## [TASK TO COMPLETE]
Below is a block of entries; repeat exactly the lines starting at the line that contains "uint32_t wave_incl_scan(uint32_t v)" and ending at the line that contains "sWave[kAcThreads / 64];", both included.

## [EXCERPTED DATA]
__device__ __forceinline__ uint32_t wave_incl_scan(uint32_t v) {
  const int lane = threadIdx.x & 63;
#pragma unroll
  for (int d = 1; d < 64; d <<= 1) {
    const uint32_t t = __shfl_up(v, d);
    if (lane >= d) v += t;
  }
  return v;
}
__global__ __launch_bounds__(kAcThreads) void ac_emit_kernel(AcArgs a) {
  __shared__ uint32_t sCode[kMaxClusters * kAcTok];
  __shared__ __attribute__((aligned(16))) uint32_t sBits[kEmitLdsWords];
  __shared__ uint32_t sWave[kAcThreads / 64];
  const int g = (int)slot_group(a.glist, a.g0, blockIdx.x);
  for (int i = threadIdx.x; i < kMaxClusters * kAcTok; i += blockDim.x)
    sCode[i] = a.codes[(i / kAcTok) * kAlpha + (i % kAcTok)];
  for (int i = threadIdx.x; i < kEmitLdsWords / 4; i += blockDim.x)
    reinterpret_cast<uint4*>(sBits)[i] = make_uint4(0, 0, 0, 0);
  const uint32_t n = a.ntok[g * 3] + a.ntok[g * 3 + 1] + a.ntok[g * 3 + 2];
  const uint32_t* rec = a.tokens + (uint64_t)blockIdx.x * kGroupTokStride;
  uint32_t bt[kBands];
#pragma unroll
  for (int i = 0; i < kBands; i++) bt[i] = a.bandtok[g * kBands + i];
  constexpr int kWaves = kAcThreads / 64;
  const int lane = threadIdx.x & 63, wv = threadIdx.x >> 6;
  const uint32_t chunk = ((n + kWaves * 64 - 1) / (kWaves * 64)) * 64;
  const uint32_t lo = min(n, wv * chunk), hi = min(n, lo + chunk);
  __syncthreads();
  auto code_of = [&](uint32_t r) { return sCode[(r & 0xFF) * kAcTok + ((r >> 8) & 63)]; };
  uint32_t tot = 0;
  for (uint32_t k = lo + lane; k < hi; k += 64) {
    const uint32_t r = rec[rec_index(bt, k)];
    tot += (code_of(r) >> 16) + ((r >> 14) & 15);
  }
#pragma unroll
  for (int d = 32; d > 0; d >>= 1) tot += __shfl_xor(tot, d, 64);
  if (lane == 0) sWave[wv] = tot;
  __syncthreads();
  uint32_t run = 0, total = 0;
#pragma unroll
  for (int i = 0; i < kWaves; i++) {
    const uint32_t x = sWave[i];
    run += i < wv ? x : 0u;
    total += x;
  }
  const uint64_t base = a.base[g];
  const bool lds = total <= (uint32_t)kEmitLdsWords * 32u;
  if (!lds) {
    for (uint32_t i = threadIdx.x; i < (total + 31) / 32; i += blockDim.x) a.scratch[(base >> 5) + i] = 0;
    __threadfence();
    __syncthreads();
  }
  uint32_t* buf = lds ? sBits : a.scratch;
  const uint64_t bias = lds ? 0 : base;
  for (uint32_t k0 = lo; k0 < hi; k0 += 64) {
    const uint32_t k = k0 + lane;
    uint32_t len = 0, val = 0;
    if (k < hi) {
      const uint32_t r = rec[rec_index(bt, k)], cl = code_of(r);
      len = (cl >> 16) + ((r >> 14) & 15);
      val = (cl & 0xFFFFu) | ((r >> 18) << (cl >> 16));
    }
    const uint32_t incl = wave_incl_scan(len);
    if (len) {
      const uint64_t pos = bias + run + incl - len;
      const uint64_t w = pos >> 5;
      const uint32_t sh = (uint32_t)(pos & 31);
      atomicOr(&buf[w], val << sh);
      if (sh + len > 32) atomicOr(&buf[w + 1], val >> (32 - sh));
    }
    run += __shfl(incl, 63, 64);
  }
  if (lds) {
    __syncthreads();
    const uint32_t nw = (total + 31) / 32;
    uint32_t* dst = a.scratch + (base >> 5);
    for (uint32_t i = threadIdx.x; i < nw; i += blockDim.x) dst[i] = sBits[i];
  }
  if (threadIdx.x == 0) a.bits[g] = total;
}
---
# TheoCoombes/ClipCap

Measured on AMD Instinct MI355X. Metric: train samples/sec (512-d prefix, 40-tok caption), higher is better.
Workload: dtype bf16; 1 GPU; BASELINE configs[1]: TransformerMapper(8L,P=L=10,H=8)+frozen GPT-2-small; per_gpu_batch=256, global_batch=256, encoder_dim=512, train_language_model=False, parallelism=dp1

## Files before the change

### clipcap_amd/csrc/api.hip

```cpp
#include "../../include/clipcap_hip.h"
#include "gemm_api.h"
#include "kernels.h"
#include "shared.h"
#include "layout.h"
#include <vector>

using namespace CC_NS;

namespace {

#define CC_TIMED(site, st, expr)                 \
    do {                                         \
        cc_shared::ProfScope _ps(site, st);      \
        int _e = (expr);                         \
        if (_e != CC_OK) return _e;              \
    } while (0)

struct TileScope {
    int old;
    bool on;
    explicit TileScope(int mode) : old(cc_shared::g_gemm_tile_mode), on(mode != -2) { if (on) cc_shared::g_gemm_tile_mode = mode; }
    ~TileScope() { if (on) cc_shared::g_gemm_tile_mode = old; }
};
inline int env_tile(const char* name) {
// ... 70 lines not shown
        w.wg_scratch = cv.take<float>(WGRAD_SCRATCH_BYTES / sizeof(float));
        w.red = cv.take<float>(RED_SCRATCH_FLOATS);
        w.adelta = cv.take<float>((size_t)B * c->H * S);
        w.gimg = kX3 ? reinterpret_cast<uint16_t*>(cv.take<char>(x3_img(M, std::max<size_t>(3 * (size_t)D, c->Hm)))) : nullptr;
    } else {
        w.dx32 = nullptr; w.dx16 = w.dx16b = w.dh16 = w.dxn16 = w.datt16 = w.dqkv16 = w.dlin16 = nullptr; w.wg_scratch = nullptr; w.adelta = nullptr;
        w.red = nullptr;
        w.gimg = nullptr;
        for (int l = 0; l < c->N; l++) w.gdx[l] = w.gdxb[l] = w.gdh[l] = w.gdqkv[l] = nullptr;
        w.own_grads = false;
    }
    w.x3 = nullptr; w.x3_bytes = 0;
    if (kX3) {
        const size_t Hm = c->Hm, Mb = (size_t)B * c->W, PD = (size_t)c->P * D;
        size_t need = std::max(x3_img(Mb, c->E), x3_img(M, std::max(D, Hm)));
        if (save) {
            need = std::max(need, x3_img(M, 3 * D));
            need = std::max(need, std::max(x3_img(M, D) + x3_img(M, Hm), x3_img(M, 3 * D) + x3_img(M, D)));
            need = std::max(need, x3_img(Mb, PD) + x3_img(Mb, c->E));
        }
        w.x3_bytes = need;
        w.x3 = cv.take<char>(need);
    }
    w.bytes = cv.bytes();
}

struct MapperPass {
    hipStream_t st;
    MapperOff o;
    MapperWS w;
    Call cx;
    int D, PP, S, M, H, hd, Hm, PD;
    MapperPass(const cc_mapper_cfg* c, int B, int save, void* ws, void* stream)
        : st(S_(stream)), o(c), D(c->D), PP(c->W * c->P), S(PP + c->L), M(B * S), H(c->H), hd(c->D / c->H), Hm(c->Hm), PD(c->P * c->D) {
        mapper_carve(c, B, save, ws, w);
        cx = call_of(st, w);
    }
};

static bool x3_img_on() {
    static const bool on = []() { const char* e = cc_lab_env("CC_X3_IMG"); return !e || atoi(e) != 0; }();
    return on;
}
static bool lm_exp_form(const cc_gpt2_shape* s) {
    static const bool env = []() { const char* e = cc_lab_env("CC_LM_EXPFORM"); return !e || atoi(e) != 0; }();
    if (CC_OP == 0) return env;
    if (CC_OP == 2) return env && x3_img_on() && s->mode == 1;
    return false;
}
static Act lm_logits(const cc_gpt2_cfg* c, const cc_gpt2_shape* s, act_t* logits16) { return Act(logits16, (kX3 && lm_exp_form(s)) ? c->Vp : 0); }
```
---
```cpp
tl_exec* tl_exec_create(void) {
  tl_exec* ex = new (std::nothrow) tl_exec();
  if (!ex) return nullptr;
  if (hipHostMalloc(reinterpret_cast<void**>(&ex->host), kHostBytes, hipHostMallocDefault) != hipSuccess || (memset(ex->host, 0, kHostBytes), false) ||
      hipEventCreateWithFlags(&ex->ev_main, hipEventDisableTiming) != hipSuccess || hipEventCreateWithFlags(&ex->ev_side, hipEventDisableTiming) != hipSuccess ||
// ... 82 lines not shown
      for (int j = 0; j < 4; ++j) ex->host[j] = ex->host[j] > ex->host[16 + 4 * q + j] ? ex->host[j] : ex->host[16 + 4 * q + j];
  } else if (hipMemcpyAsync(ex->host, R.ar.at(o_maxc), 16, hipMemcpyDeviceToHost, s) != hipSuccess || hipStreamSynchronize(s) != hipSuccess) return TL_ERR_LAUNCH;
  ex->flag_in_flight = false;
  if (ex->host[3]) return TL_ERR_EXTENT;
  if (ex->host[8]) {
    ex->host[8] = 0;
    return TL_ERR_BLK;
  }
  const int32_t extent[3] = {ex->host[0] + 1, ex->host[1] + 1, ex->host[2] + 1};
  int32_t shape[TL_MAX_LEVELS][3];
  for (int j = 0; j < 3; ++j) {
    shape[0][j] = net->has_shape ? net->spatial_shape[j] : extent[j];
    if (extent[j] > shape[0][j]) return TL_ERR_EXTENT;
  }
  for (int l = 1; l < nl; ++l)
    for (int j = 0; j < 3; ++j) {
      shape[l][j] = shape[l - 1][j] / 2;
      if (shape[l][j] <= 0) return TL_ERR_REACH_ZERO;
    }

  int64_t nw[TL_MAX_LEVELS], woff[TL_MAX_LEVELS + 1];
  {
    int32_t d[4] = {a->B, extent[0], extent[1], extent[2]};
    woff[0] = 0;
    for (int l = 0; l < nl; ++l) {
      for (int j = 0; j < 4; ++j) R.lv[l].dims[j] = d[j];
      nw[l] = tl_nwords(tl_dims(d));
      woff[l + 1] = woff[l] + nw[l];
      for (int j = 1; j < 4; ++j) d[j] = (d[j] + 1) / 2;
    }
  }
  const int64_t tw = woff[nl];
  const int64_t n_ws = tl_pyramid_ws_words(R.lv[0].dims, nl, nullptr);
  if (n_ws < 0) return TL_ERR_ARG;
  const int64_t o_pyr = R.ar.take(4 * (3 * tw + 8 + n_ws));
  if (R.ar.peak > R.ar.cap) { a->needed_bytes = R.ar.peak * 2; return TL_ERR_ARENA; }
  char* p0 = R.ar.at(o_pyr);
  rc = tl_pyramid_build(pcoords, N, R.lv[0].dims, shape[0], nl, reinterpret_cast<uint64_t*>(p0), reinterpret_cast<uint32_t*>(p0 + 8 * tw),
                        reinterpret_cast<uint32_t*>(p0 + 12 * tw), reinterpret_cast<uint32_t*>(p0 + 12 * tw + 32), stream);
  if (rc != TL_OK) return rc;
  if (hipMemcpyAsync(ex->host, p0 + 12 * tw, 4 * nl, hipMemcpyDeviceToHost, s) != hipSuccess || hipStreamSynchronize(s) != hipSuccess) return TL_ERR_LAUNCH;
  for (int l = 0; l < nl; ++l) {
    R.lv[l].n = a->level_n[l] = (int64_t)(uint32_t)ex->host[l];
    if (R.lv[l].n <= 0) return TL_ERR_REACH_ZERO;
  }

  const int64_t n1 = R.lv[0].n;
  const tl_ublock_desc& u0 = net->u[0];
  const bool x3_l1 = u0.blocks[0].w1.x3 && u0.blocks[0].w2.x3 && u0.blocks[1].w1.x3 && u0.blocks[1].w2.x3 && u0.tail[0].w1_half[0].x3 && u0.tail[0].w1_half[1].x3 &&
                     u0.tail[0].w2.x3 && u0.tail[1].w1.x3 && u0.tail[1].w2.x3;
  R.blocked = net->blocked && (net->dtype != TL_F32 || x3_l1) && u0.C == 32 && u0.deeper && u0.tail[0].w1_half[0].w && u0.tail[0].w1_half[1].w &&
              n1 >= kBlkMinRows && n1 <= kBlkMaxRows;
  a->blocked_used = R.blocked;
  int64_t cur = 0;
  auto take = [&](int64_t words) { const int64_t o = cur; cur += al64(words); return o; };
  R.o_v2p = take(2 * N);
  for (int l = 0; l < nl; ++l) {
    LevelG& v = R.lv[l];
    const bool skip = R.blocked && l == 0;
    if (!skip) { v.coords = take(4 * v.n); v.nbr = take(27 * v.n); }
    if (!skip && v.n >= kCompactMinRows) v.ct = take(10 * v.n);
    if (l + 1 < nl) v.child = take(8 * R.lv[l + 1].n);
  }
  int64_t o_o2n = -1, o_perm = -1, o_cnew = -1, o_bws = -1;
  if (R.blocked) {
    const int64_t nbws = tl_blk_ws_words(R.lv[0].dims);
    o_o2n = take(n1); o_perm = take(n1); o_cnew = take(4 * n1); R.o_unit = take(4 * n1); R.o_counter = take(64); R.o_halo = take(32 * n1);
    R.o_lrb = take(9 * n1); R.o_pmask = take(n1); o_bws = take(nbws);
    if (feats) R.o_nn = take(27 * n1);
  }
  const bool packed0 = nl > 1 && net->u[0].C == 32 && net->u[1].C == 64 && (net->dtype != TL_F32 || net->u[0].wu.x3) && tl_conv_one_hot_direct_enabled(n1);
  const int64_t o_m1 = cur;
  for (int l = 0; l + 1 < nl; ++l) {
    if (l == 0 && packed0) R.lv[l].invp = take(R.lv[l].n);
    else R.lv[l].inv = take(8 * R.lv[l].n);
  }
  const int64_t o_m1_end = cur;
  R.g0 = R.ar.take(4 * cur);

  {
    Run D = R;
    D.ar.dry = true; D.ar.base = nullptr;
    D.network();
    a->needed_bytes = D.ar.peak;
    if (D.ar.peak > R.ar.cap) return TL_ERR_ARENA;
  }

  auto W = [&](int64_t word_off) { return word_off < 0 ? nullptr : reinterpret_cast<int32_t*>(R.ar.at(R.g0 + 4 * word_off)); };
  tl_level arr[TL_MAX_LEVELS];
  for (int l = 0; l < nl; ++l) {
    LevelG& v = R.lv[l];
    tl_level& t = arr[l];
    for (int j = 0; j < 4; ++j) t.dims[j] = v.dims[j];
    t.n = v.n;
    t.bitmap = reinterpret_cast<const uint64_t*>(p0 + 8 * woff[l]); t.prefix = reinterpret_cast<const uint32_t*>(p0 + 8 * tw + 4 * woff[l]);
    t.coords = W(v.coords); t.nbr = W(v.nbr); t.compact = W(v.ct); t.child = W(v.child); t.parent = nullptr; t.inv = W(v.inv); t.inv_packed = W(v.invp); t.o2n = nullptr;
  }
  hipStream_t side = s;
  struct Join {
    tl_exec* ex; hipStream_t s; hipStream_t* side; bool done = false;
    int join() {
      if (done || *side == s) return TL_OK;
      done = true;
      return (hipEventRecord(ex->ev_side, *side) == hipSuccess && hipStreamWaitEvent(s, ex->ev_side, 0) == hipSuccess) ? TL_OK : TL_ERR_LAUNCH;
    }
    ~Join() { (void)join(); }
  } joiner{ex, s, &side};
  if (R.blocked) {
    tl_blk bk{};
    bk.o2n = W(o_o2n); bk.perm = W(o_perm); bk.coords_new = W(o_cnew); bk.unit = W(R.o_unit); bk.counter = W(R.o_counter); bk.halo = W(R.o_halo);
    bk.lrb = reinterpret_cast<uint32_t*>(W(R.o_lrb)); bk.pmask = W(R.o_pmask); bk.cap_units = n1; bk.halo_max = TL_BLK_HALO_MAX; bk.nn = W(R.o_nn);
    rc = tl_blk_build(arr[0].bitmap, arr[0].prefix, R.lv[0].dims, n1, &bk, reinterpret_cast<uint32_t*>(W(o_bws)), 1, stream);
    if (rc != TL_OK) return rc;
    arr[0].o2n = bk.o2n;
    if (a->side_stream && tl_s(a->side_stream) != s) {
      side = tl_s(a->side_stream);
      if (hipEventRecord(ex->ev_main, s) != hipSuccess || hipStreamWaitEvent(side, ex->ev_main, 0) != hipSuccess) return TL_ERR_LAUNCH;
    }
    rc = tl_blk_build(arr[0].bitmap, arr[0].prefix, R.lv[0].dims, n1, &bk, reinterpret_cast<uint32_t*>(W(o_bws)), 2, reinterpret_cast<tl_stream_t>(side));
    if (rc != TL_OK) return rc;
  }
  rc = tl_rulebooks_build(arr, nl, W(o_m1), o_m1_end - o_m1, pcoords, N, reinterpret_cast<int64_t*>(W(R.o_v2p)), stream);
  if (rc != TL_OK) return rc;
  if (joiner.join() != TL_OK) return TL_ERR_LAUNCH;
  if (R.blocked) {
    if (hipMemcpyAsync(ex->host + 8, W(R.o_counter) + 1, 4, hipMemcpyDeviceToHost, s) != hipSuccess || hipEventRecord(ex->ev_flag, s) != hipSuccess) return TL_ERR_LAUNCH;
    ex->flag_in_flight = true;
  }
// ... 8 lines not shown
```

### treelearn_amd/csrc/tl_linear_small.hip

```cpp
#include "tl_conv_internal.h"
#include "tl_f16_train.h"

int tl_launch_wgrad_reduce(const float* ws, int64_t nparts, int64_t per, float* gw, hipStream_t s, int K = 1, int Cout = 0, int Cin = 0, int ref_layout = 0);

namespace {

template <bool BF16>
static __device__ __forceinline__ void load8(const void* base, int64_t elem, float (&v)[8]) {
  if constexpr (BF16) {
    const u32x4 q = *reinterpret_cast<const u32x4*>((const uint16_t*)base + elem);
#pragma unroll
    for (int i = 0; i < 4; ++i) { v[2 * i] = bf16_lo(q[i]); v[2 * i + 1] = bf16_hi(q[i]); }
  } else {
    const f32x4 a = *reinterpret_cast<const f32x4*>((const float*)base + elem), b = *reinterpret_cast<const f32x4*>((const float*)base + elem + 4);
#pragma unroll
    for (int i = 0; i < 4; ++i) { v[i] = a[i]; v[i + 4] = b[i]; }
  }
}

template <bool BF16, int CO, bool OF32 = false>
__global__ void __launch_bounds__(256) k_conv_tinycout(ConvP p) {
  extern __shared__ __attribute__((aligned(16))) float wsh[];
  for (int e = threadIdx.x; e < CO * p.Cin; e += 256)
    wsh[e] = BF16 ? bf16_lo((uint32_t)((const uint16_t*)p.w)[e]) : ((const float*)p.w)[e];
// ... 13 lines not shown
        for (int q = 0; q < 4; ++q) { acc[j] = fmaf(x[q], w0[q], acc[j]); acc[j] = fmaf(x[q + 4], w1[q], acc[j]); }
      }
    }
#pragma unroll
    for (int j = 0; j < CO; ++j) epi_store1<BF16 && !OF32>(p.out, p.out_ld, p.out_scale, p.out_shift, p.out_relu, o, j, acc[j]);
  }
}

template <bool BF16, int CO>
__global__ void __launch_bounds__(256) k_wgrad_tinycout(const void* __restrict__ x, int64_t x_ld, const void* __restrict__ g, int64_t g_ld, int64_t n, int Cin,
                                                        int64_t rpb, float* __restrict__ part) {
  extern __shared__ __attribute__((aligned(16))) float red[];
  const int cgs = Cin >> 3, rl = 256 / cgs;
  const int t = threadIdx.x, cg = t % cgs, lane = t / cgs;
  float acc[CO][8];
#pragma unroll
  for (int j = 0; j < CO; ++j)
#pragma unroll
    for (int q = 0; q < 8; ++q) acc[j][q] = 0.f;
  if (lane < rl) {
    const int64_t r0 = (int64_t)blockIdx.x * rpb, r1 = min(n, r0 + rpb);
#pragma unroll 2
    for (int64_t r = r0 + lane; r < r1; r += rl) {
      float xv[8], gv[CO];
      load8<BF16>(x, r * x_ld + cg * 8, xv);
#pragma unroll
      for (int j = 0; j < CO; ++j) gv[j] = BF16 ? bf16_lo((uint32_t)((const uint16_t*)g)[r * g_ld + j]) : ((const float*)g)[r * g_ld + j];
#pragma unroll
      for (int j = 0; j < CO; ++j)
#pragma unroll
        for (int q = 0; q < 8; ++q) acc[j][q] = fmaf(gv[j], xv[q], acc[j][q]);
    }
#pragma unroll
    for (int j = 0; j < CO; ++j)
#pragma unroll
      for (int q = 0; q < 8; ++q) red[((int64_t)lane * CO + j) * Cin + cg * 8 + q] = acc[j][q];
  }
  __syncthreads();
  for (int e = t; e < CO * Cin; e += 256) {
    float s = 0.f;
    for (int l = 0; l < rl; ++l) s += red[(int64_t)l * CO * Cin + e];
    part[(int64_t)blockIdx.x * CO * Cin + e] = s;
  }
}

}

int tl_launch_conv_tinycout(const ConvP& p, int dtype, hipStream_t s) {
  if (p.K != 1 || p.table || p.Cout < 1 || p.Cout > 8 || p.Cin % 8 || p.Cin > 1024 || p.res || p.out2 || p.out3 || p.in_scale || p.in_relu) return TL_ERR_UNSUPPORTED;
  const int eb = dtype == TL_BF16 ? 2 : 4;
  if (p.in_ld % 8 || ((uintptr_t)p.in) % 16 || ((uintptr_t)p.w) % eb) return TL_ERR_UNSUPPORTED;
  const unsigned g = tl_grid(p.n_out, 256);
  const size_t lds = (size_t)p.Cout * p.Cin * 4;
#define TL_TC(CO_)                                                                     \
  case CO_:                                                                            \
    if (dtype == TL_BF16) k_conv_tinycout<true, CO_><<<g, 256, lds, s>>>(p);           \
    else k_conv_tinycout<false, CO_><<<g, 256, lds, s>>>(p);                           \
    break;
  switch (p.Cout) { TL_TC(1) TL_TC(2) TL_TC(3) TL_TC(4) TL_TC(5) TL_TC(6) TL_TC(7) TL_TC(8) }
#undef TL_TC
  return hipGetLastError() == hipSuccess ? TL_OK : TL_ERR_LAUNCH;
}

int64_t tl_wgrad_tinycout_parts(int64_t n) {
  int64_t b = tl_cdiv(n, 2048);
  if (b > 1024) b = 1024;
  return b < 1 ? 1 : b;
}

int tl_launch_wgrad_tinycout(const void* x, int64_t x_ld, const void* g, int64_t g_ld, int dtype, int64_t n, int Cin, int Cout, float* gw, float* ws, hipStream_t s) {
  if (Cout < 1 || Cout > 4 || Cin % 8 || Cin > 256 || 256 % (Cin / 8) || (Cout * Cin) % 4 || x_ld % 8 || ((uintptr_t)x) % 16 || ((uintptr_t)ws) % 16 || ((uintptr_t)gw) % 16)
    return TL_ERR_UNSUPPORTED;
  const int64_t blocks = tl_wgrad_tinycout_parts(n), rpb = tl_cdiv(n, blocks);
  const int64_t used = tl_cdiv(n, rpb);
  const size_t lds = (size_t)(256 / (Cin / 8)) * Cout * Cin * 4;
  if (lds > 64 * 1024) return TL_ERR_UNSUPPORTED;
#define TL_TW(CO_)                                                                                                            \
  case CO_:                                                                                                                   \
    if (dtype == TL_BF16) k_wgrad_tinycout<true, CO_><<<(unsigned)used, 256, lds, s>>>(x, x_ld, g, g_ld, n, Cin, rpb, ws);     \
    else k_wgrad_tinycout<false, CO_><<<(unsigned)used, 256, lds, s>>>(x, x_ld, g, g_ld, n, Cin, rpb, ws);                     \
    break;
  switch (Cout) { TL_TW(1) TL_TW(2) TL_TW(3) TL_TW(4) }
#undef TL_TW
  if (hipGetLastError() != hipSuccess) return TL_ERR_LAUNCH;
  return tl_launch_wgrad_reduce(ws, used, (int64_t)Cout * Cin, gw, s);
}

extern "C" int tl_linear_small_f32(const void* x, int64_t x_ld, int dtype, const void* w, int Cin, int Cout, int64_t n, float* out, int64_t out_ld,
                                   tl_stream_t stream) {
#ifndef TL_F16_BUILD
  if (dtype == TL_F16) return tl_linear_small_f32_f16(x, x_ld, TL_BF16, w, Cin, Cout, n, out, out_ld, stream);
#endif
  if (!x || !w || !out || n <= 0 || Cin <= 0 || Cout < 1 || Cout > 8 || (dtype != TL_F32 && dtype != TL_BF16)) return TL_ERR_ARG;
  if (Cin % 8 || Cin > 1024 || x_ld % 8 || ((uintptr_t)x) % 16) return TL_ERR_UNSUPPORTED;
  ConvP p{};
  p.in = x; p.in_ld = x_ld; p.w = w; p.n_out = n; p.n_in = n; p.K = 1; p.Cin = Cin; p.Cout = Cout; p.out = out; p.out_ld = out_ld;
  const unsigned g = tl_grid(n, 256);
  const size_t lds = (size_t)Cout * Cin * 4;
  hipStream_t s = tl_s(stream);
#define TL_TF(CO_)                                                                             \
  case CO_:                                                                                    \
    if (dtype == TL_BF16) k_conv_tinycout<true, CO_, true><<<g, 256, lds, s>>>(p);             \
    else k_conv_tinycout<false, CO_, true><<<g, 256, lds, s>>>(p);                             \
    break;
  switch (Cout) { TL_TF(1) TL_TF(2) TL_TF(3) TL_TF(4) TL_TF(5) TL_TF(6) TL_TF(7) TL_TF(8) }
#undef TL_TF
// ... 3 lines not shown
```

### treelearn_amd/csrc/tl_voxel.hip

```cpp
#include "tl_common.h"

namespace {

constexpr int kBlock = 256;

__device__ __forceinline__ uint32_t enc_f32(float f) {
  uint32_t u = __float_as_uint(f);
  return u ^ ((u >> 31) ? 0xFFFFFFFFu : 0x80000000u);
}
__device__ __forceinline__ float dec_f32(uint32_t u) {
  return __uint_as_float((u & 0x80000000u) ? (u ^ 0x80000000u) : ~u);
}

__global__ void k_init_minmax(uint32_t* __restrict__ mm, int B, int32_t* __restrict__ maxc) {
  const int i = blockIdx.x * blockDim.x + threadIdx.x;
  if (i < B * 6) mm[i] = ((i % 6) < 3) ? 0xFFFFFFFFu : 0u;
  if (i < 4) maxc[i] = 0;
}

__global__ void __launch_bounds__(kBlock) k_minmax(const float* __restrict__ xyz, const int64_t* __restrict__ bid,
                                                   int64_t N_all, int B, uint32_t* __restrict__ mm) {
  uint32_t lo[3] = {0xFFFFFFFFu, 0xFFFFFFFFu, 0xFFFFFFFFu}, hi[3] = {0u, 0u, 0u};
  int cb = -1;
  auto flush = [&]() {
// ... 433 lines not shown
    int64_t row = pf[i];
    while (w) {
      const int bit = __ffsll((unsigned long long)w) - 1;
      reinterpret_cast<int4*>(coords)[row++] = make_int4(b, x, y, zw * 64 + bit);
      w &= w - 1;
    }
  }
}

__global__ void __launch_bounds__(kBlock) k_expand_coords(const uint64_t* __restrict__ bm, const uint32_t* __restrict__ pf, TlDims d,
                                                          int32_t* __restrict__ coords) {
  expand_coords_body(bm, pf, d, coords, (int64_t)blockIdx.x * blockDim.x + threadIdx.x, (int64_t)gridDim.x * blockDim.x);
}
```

## [SOLVED EXERCISE]
__device__ __forceinline__ uint32_t wave_incl_scan(uint32_t v) {
  const int lane = threadIdx.x & 63;
#pragma unroll
  for (int d = 1; d < 64; d <<= 1) {
    const uint32_t t = __shfl_up(v, d);
    if (lane >= d) v += t;
  }
  return v;
}
__global__ __launch_bounds__(kAcThreads) void ac_emit_kernel(AcArgs a) {
  __shared__ uint32_t sCode[kMaxClusters * kAcTok];
  __shared__ __attribute__((aligned(16))) uint32_t sBits[kEmitLdsWords];
  __shared__ uint32_t sWave[kAcThreads / 64];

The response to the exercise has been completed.